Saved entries
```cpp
__global__ void pack_cconv_tw_kernel(const float* __restrict__ wino, int cotiles, int UN, int UP, int vec, float* __restrict__ out) {
    const long long n0 = (long long)cotiles * UP * tw_ntp<0>() * 64, n1 = (long long)cotiles * UP * tw_ntp<1>() * 64;
    for (long long idx = blockIdx.x * (long long)blockDim.x + threadIdx.x; idx < n0 + n1; idx += (long long)gridDim.x * blockDim.x) {
        const int ph = idx >= n0;
        const long long i = ph ? idx - n0 : idx;
        const int ntp = ph ? tw_ntp<1>() : tw_ntp<0>(), nt = ph ? tw_nt<1>() : tw_nt<0>();
        const int lane = (int)(i & 63);
        long long t_ = i >> 6;
        const int t = (int)(t_ % ntp); t_ /= ntp;
        const int u = (int)(t_ % UP);
        const int ct = (int)(t_ / UP);
        float val = 0.f;
        const int ws_ = ph ? tw_wslots<1>() : tw_wslots<0>();
        const int pos = t * 64 + lane, w = pos / (ws_ * 64), q = pos % (ws_ * 64);
        const bool vec_ = (vec >> ph) & 1;
        const int k = !vec_ ? q >> 6 : (q < 512 ? (q >> 8) * 4 + (q & 3) : 8);
        const int ln = !vec_ ? q & 63 : (q < 512 ? (q & 255) >> 2 : q - 512);
        const int tt = k < (ph ? 7 : 9) ? tw_tile(ph, w, k) : -1;
        const int ci = 2 * u + (ln >> 5), co = ln & 31;
        if (tt >= 0 && ci * 3 < UN) {
            const int r = tt / 9, g = (tt % 9) / 3, tau = tt % 3;
            const float* src = wino + ((((size_t)ph * cotiles + ct) * UN + (size_t)ci * 3 + g) * 4 + r) * 64;
            const float w0 = src[co], w1 = src[32 + co];
            val = tau == 0 ? w0 : (tau == 1 ? w0 + w1 : w1);
        }
        out[idx] = val;
    }
}

template <int PH, int CIK, bool LEFT, bool STATS, int NCT>
int launch_tw_ph_l(const TwArgs& a, hipStream_t st) {
    constexpr int NE = CIK * (PH == 0 ? 4 : 3) * 9 * 32;
    constexpr size_t smem = 2 * NE * sizeof(float);
    static_assert(smem * (NCT == 1 ? 2 : 1) <= 160 * 1024, "the patch buffers of two workgroups (NCT = 2: of one) must fit the 160 KB of LDS");
    TwArgs b = a;
    b.jtiles = (a.J + 63) / 64;
    b.ftiles = PH == 1 ? a.Fin / 2 : (a.Fin + 1) / 2;
    if (b.ftiles == 0) return IDV_OK;
    b.cgroups = b.cotiles / NCT;
    if (b.cgroups * NCT != b.cotiles) return IDV_EINVAL;
    b.stagger = TW_PAIR_STAGGER;
    b.xcd_split = (TW_XCD_SPLIT && (b.cgroups == 2 || b.cgroups == 4 || b.cgroups == 8)) ? 1 : 0;
    long long nblk = (long long)((b.jtiles + 7) / 8) * 8 * b.ftiles * b.cgroups;
    if (b.xcd_split) {
        const int G = 8 / b.cgroups;
        nblk = (long long)((b.jtiles + G - 1) / G) * b.ftiles * 8;
    }
    if (nblk > 0x7fffffffLL) return IDV_EINVAL;
    auto k = cconv_tw_kernel<PH, CIK, LEFT, STATS, NCT>;
    static std::atomic<bool> attr_set[64];
    int dev = 0;
    if (hipGetDevice(&dev) != hipSuccess || dev < 0 || dev >= 64) return IDV_ELAUNCH;
    if (smem > 64 * 1024 && !attr_set[dev].load(std::memory_order_acquire)) {
        if (hipFuncSetAttribute((const void*)k, hipFuncAttributeMaxDynamicSharedMemorySize, (int)smem) != hipSuccess) return IDV_ELAUNCH;
        attr_set[dev].store(true, std::memory_order_release);
    }
    hipLaunchKernelGGL(k, dim3((unsigned)nblk), dim3(256 * NCT), smem, st, b);
    if (NCT > 1) idv_tw_pair_note_launch();
    return idv_launch_status();
}

template <int PH, int CIK>
int launch_tw_ph(const TwArgs& a, hipStream_t st) {
    const bool pair = a.cotiles % 2 == 0 && ((idv_tw_pair(-1) >> PH) & 1);
    switch ((a.stats ? 4 : 0) | (pair ? 2 : 0) | (a.tshift ? 1 : 0)) {
        case 0: return launch_tw_ph_l<PH, CIK, false, false, 1>(a, st);
        case 1: return launch_tw_ph_l<PH, CIK, true, false, 1>(a, st);
        case 2: return launch_tw_ph_l<PH, CIK, false, false, 2>(a, st);
        case 3: return launch_tw_ph_l<PH, CIK, true, false, 2>(a, st);
        case 4: return launch_tw_ph_l<PH, CIK, false, true, 1>(a, st);
        case 5: return launch_tw_ph_l<PH, CIK, true, true, 1>(a, st);
        case 6: return launch_tw_ph_l<PH, CIK, false, true, 2>(a, st);
        default: return launch_tw_ph_l<PH, CIK, true, true, 2>(a, st);
    }
}

}

namespace {
std::atomic<int>& tw_pair_mask() {
    static std::atomic<int> v{[] { const char* e = getenv("IDV_TW_PAIR"); return e ? atoi(e) & IDV_TW_PAIR_ALL : IDV_TW_PAIR_DEFAULT; }()};
    return v;
}
std::atomic<long long> tw_pair_launches{0};
}
void idv_tw_pair_note_launch() { tw_pair_launches.fetch_add(1, std::memory_order_relaxed); }
extern "C" int idv_tw_pair(int mask) {
    if (mask < 0) return tw_pair_mask().load(std::memory_order_relaxed);
    return tw_pair_mask().exchange(mask & IDV_TW_PAIR_ALL, std::memory_order_relaxed);
}
extern "C" long long idv_tw_pair_launches(int reset) {
    return reset ? tw_pair_launches.exchange(0, std::memory_order_relaxed) : tw_pair_launches.load(std::memory_order_relaxed);
}

extern "C" int idv_cconv_tw_supported(int C0, int C1, int Cout, int Fin) {
    static const int min_cout = [] { const char* e = getenv("IDV_TW_MIN_COUT"); return e ? atoi(e) : 32; }();
    if (Cout < min_cout || Fin < 2) return 0;
    if (!idv_cconv_gauss_supported(C0, C1, Cout)) return 0;
    return (C1 == 0 || C0 % 8 == 0) ? 1 : 0;
}

extern "C" long long idv_cconv_tw_wfrag_floats(int Cout, int cin_used) {
    const long long cotiles = (Cout + 31) / 32, cpad = (cin_used + TW_PACK_CI - 1) / TW_PACK_CI * TW_PACK_CI;
    return cotiles * (cpad / 2) * (36 + 32) * 64;
}

extern "C" int idv_pack_cconv_tw(const float* wino_frag, int Cout, int cin_used, float* tw_frag, void* stream) {
    if (!wino_frag || !tw_frag || Cout <= 0 || cin_used <= 0) return IDV_EINVAL;
    const int cotiles = (Cout + 31) / 32;
    const int cpad = (cin_used + TW_PACK_CI - 1) / TW_PACK_CI * TW_PACK_CI;
    const long long n = idv_cconv_tw_wfrag_floats(Cout, cin_used);
    const unsigned blocks = (unsigned)((n + 255) / 256 > 4096 ? 4096 : (n + 255) / 256);
    hipLaunchKernelGGL(pack_cconv_tw_kernel, dim3(blocks), dim3(256), 0, (hipStream_t)stream, wino_frag, cotiles, cpad * 3, cpad / 2,
                       TW_WVEC_MASK, tw_frag);
    return idv_launch_status();
}

extern "C" int idv_ctconv2d_tw_fwd(const float* x0, int C0, const float* x1, int C1, const float* wfrag, const float* epi, int has_fold,
                                   const float* prelu_slope, float* out, double* stats, double* stats_work, int stats_rep, int tshift,
                                   int Cout, int Fin, int B, int Tp, int Jp, int t_valid_out, const float* addend, int addend_div,
                                   int addend_Jp, void* stream) {
    if (!x0 || !wfrag || !epi || !out || C0 <= 0 || Cout <= 0 || Fin <= 0 || B <= 0 || Tp <= 1) return IDV_EINVAL;
    if (stats && stats_work && (stats_rep < 2 || (stats_rep & (stats_rep - 1)))) return IDV_EINVAL;
    if (addend && (addend_div < 1 || B % addend_div || addend_Jp < (B / addend_div) * Tp)) return IDV_EINVAL;
    if (C1 > 0 && !x1) return IDV_EINVAL;
    if (tshift != 0 && tshift != -1) return IDV_EINVAL;
    if (!idv_cconv_tw_supported(C0, C1, Cout, Fin)) return IDV_EINVAL;
    if ((Jp & 3) || (reinterpret_cast<uintptr_t>(x0) & 15) || (C1 > 0 && (reinterpret_cast<uintptr_t>(x1) & 15)) ||
        (reinterpret_cast<uintptr_t>(out) & 7))
        return IDV_EINVAL;
    TwArgs a{};
    a.x0 = x0; a.x1 = x1; a.C0 = C0; a.C1 = C1;
    a.Fin = Fin; a.Fout = 2 * Fin - 1;
    a.J = B * Tp; a.Jp = Jp; a.Tp = Tp;
    a.wfrag = wfrag; a.UP = (C0 + C1 + TW_PACK_CI - 1) / TW_PACK_CI * TW_PACK_CI / 2;
    a.epi = epi; a.has_fold = has_fold; a.slope = prelu_slope; a.out = out;
    a.Cout = Cout; a.cotiles = (Cout + 31) / 32;
    a.tshift = tshift; a.t_valid = t_valid_out;
    a.add = addend; a.add_div = addend ? addend_div : 1; a.add_Jp = addend_Jp;
    if (Jp < a.J) return IDV_EINVAL;
    if ((long long)8 * Fin * (long long)Jp >= 0xffffffffLL) return IDV_EINVAL;
    hipStream_t st = (hipStream_t)stream;
    a.stats = stats;
    if (stats && stats_work) { a.stats = stats_work; a.stats_rep = stats_rep; }
    int rc = 0;
    rc = launch_tw_ph<0, 8>(a, st);
    if (!rc) rc = launch_tw_ph<1, 8>(a, st);
    if (rc || !(stats && stats_work)) return rc;
    return idv_launch_stats_collapse(stats_work, stats_rep, Cout * 5, stats, st);
}
```

Baseline: 951.9 utterances/sec.

## Handle odd-Fin edge row with dedicated edge tiles in transposed complex conv

Result: faster. 973.7 utterances/sec (median of 6 runs) (+2.3%).

```diff
diff --git a/i-dccrn-vae_amd/csrc/cgemm_tw.hip b/i-dccrn-vae_amd/csrc/cgemm_tw.hip
--- a/i-dccrn-vae_amd/csrc/cgemm_tw.hip
+++ b/i-dccrn-vae_amd/csrc/cgemm_tw.hip
@@ -3,6 +3,7 @@
 #include <cstdlib>
 #include <type_traits>
 #include "cgemm.hpp"
+#include "cgemm_tw_map.hpp"
 #include "../../include/idccrn_hip.h"
 
 namespace {
@@ -25,9 +26,7 @@
     int stats_rep;
     const float* add;
     int add_div, add_Jp;
-    int jtiles, ftiles;
-    int xcd_split;
-    int cgroups;
+    TwGrid grid;
     int stagger;
 };
 
@@ -85,22 +84,11 @@
     const int w4 = NCT == 1 ? wave : wave & 3, cth = NCT == 1 ? 0 : wave >> 2;
     const int half = lane >> 5, l31 = lane & 31;
 
-    const int bid = blockIdx.x;
-    const int xcd = bid & 7, slot = bid >> 3;
-    int jt, ft, ct;
-    if (a.xcd_split) {
-        const int G = 8 / a.cgroups;
-        ct = xcd % a.cgroups;
-        jt = (slot / a.ftiles) * G + xcd / a.cgroups;
-        ft = slot - (slot / a.ftiles) * a.ftiles;
-    } else {
-        const int per = a.cgroups * a.ftiles;
-        jt = (slot / per) * 8 + xcd;
-        const int rem = slot - (slot / per) * per;
-        ft = rem / a.cgroups;
-        ct = rem - ft * a.cgroups;
-    }
-    if (jt >= a.jtiles) return;
+    TwTile tile;
+    if (!tw_block_tile(a.grid, blockIdx.x, tile)) return;
+    const bool edge = PH == 0 && tile.edge;
+    const int jt = tile.jt, ft = tile.ft;
+    int ct = tile.ct;
     ct = NCT * ct + cth;
     const int j0 = jt * 64;
     const int m0 = 2 * ft;
@@ -119,9 +107,9 @@
     int offA[UNI ? 1 : NPAIR + 1], offB[UNI ? 1 : NPAIR + 1];
     float cbj[UNI ? 1 : NPAIR + 1];
     if (UNI) {
-        cbj[0] = tw_cb<PH>(w4);
-        offA[0] = (tw_ra<PH>(w4) - ROW0) * 288;
-        offB[0] = (tw_rb<PH>(w4) - ROW0) * 288;
+        cbj[0] = edge ? 0.f : tw_cb<PH>(w4);
+        offA[0] = (edge ? w4 : tw_ra<PH>(w4) - ROW0) * 288;
+        offB[0] = (edge ? w4 : tw_rb<PH>(w4) - ROW0) * 288;
     } else {
 #pragma unroll
         for (int j = 0; j <= NPAIR; ++j) {
@@ -147,8 +135,8 @@
         const int c8 = e & 15;
         const int rl = (e >> 4) % NRAW, cl = e / (16 * NRAW);
         item_cl[i] = cl;
-        const int f = rbase + rl;
-        const int jc = j0 + 4 * c8;
+        const int f = edge ? a.Fin - 2 + (rl & 1) : rbase + rl;
+        const int jc = j0 + (edge ? 64 * (rl >> 1) : 0) + 4 * c8;
         const int je = LEFT ? jc - 1 : jc + 4;
         const bool exists = e < NITEM;
         const bool okr = exists && f >= 0 && f < a.Fin;
@@ -232,8 +220,8 @@
     };
 
     constexpr int WS = tw_wslots<PH>();
-    const float* wbase = a.wfrag + ((size_t)(PH == 1 ? (size_t)a.cotiles * a.UP * tw_ntp<0>() : 0) + (size_t)ct * a.UP * NTP) * 64 +
-                         (size_t)w4 * WS * 64;
+    const size_t wregion = PH == 1 ? (size_t)a.cotiles * a.UP * tw_ntp<0>() : (edge ? (size_t)a.cotiles * a.UP * (tw_ntp<0>() + tw_ntp<1>()) : 0);
+    const float* wbase = a.wfrag + (wregion + (size_t)ct * a.UP * NTP) * 64 + (size_t)w4 * WS * 64;
     const int total_ks = nchunk * KS;
     float a_w[RDW][NTW];
     auto load_w = [&](int g, float (&dst)[NTW]) {
@@ -323,17 +311,19 @@
     const float slope = a.slope ? *a.slope : 1.0f;
     const bool has_act = a.slope != nullptr;
     float* E = smem + cth * (NT * 4 * 64);
-    const int jA = j0 + 2 * l31;
-    bool keep[2], inb[2];
-    int ja[2];
-#pragma unroll
-    for (int q = 0; q < 2; ++q) {
-        const int j = jA + q;
-        const int bj = j / a.Tp, tp = j - bj * a.Tp;
-        inb[q] = j < a.J;
-        keep[q] = inb[q] && tp >= 1 && tp <= a.t_valid;
-        ja[q] = j - (bj - bj / a.add_div) * a.Tp;
-    }
+    const int jAc[2] = {j0 + 2 * l31, j0 + 2 * l31 + (edge ? 64 : 0)};
+    bool keep[2][2], inb[2][2];
+    int ja[2][2];
+#pragma unroll
+    for (int c = 0; c < 2; ++c)
+#pragma unroll
+        for (int q = 0; q < 2; ++q) {
+            const int j = jAc[c] + q;
+            const int bj = j / a.Tp, tp = j - bj * a.Tp;
+            inb[c][q] = j < a.J;
+            keep[c][q] = inb[c][q] && tp >= 1 && tp <= a.t_valid;
+            ja[c][q] = j - (bj - bj / a.add_div) * a.Tp;
+        }
 #pragma unroll
     for (int s = 0; s < 4; ++s) {
         if (s > 0) __syncthreads();
@@ -373,7 +363,8 @@
         float st[5] = {0.f, 0.f, 0.f, 0.f, 0.f};
 #pragma unroll
         for (int rt = 0; rt < 2; ++rt) {
-            const int fo = 2 * m0 + PH + 2 * rt;
+            const int fo = edge ? a.Fout - 1 : 2 * m0 + PH + 2 * rt;
+            const int jA = jAc[rt];
             if (fo >= a.Fout) continue;
             float yr[2], yi[2];
 #pragma unroll
@@ -382,13 +373,17 @@
                 if (PH == 0) {
                     re = rt == 0 ? pr[0][q] + pr[1][q] + pr[2][q] : pr[1][q] - pr[2][q] - pr[NR - 1][q];
                     im = rt == 0 ? pi[0][q] + pi[1][q] + pi[2][q] : pi[1][q] - pi[2][q] - pi[NR - 1][q];
+                    if (edge) {
+                        re = pr[2 * rt][q] + pr[(2 * rt + 1) % NR][q];
+                        im = pi[2 * rt][q] + pi[(2 * rt + 1) % NR][q];
+                    }
                 } else {
                     re = rt == 0 ? pr[0][q] + pr[1][q] : pr[1][q] - pr[2][q];
                     im = rt == 0 ? pi[0][q] + pi[1][q] : pi[1][q] - pi[2][q];
                 }
-                if (a.add && cok && inb[q]) {
-                    re += a.add[((size_t)co * a.Fout + fo) * a.add_Jp + ja[q]];
-                    im += a.add[((size_t)(a.Cout + co) * a.Fout + fo) * a.add_Jp + ja[q]];
+                if (a.add && cok && inb[rt][q]) {
+                    re += a.add[((size_t)co * a.Fout + fo) * a.add_Jp + ja[rt][q]];
+                    im += a.add[((size_t)(a.Cout + co) * a.Fout + fo) * a.add_Jp + ja[rt][q]];
                 }
                 float r_, i_;
                 if (a.has_fold) {
@@ -402,9 +397,9 @@
                     r_ = r_ >= 0.f ? r_ : slope * r_;
                     i_ = i_ >= 0.f ? i_ : slope * i_;
                 }
-                yr[q] = keep[q] ? r_ : 0.f;
-                yi[q] = keep[q] ? i_ : 0.f;
-                if (STATS && keep[q]) {
+                yr[q] = keep[rt][q] ? r_ : 0.f;
+                yi[q] = keep[rt][q] ? i_ : 0.f;
+                if (STATS && keep[rt][q]) {
                     st[0] += yr[q];
                     st[1] += yi[q];
                     st[2] += yr[q] * yr[q];
@@ -415,10 +410,10 @@
             if (cok) {
                 float* o_r = a.out + ((size_t)co * a.Fout + fo) * a.Jp + jA;
                 float* o_i = a.out + ((size_t)(a.Cout + co) * a.Fout + fo) * a.Jp + jA;
-                if (inb[1]) {
+                if (inb[rt][1]) {
                     *(float2*)o_r = make_float2(yr[0], yr[1]);
                     *(float2*)o_i = make_float2(yi[0], yi[1]);
-                } else if (inb[0]) {
+                } else if (inb[rt][0]) {
                     o_r[0] = yr[0];
                     o_i[0] = yi[0];
                 }
@@ -439,9 +434,10 @@
 
 __global__ void pack_cconv_tw_kernel(const float* __restrict__ wino, int cotiles, int UN, int UP, int vec, float* __restrict__ out) {
     const long long n0 = (long long)cotiles * UP * tw_ntp<0>() * 64, n1 = (long long)cotiles * UP * tw_ntp<1>() * 64;
-    for (long long idx = blockIdx.x * (long long)blockDim.x + threadIdx.x; idx < n0 + n1; idx += (long long)gridDim.x * blockDim.x) {
-        const int ph = idx >= n0;
-        const long long i = ph ? idx - n0 : idx;
+    for (long long idx = blockIdx.x * (long long)blockDim.x + threadIdx.x; idx < n0 + n1 + n0; idx += (long long)gridDim.x * blockDim.x) {
+        const bool raw = idx >= n0 + n1;
+        const int ph = idx >= n0 && !raw;
+        const long long i = raw ? idx - n0 - n1 : (ph ? idx - n0 : idx);
         const int ntp = ph ? tw_ntp<1>() : tw_ntp<0>(), nt = ph ? tw_nt<1>() : tw_nt<0>();
         const int lane = (int)(i & 63);
         long long t_ = i >> 6;
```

Your task | Every line in the data that holds the string "tshift" should be copied.

Your solution |
    switch ((a.stats ? 4 : 0) | (pair ? 2 : 0) | (a.tshift ? 1 : 0)) {
                                   const float* prelu_slope, float* out, double* stats, double* stats_work, int stats_rep, int tshift,
    if (tshift != 0 && tshift != -1) return IDV_EINVAL;
    a.tshift = tshift; a.t_valid = t_valid_out;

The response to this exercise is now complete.